Work instruction: Check every line of the entries for "scores", and copy the lines that hold it.

Supplied information:
__global__ void __launch_bounds__(256) joint_score_kernel(const float *__restrict__ a, const float *__restrict__ b,
                                                          const float *__restrict__ mod, int T, int X, int Y,
                                                          int ct, int cx, int cy, int groups, int smp_fastest,
                                                          const unsigned int *__restrict__ only, float *__restrict__ scores)
{
    const long long plane = (long long)X * Y, vol = plane * T;
    const int smp = smp_fastest ? blockIdx.x : blockIdx.y;
    const unsigned int cblk = smp_fastest ? blockIdx.y : blockIdx.x;
    if (only && !only[smp]) return;
    const float *pa = a + smp * vol, *pb = b ? b + smp * vol : nullptr;
    const long long nrows = (long long)T * X;
    const bool vec = (Y % 4 == 0) && !(((uintptr_t)a | (uintptr_t)mod | (uintptr_t)(b ? b : a)) & 15);
    __shared__ unsigned int rowmask;
    __shared__ float red[4];
    float m = 0.f, thr = 0.f;
    bool any = false, nan = false;
    for (int gi = 0; gi < groups; ++gi) {
    const long long r0 = ((long long)cblk * groups + gi) * JS_RB;
    if (r0 >= nrows) break;
    __syncthreads();
    if (threadIdx.x < 64) {
        const long long r = r0 + threadIdx.x;
        bool ok = threadIdx.x < JS_RB && r < nrows;
        if (ok) {
            const int t = (int)(r / X), x = (int)(r % X);
            ok = !(t < ct || t >= T - ct || x < cx || x >= X - cx);
        }
        const unsigned long long bm = __ballot(ok);
        if (threadIdx.x == 0) rowmask = (unsigned int)bm;
    }
    __syncthreads();
    const unsigned int rows = rowmask;
    any = any || rows != 0u;
    if (rows && vec) {
        const int Y4 = Y / 4, dr = 256 / Y4, dy = 256 % Y4;
        int row = threadIdx.x / Y4, y4 = threadIdx.x % Y4;
        while (row < JS_RB) {
            if ((rows >> row) & 1u) {
                const long long o = (r0 + row) * Y + 4 * y4;
                float4 v = *reinterpret_cast<const float4 *>(pa + o);
                if (pb) { const float4 w = *reinterpret_cast<const float4 *>(pb + o); v = make_float4(v.x - w.x, v.y - w.y, v.z - w.z, v.w - w.w); }
                const float4 sg = *reinterpret_cast<const float4 *>(mod + o);
                const float av[4] = {fabsf(v.x), fabsf(v.y), fabsf(v.z), fabsf(v.w)};
                const float sv[4] = {sg.x, sg.y, sg.z, sg.w};
                const int y = 4 * y4;
#pragma unroll
                for (int k = 0; k < 4; ++k)
                    if (y + k >= cy && y + k < Y - cy) js_update(av[k], sv[k], m, thr, nan);
            }
            y4 += dy;
            row += dr;
            if (y4 >= Y4) { y4 -= Y4; ++row; }
        }
    } else if (rows) {
        const int dr = 256 / Y, dy = 256 % Y;
        int row = threadIdx.x / Y, y = threadIdx.x % Y;
        while (row < JS_RB) {
            if (((rows >> row) & 1u) && y >= cy && y < Y - cy) {
                const long long o = (r0 + row) * Y + y;
                float v = pa[o];
                if (pb) v -= pb[o];
                js_update(fabsf(v), mod[o], m, thr, nan);
            }
            y += dy;
            row += dr;
            if (y >= Y) { y -= Y; ++row; }
        }
    }
    }
    m = wave_max(m);
    if (__ballot(nan)) m = __uint_as_float(0x7fc00000u);
    if ((threadIdx.x & 63) == 0) red[threadIdx.x >> 6] = m;
    __syncthreads();
    if (threadIdx.x == 0 && any) {
        const unsigned int u = max(max(__float_as_uint(red[0]), __float_as_uint(red[1])),
                                   max(__float_as_uint(red[2]), __float_as_uint(red[3])));
        atomicMax(reinterpret_cast<unsigned int *>(scores) + smp, u);
    }
}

Solution to the problem:
                                                          const unsigned int *__restrict__ only, float *__restrict__ scores)
        atomicMax(reinterpret_cast<unsigned int *>(scores) + smp, u);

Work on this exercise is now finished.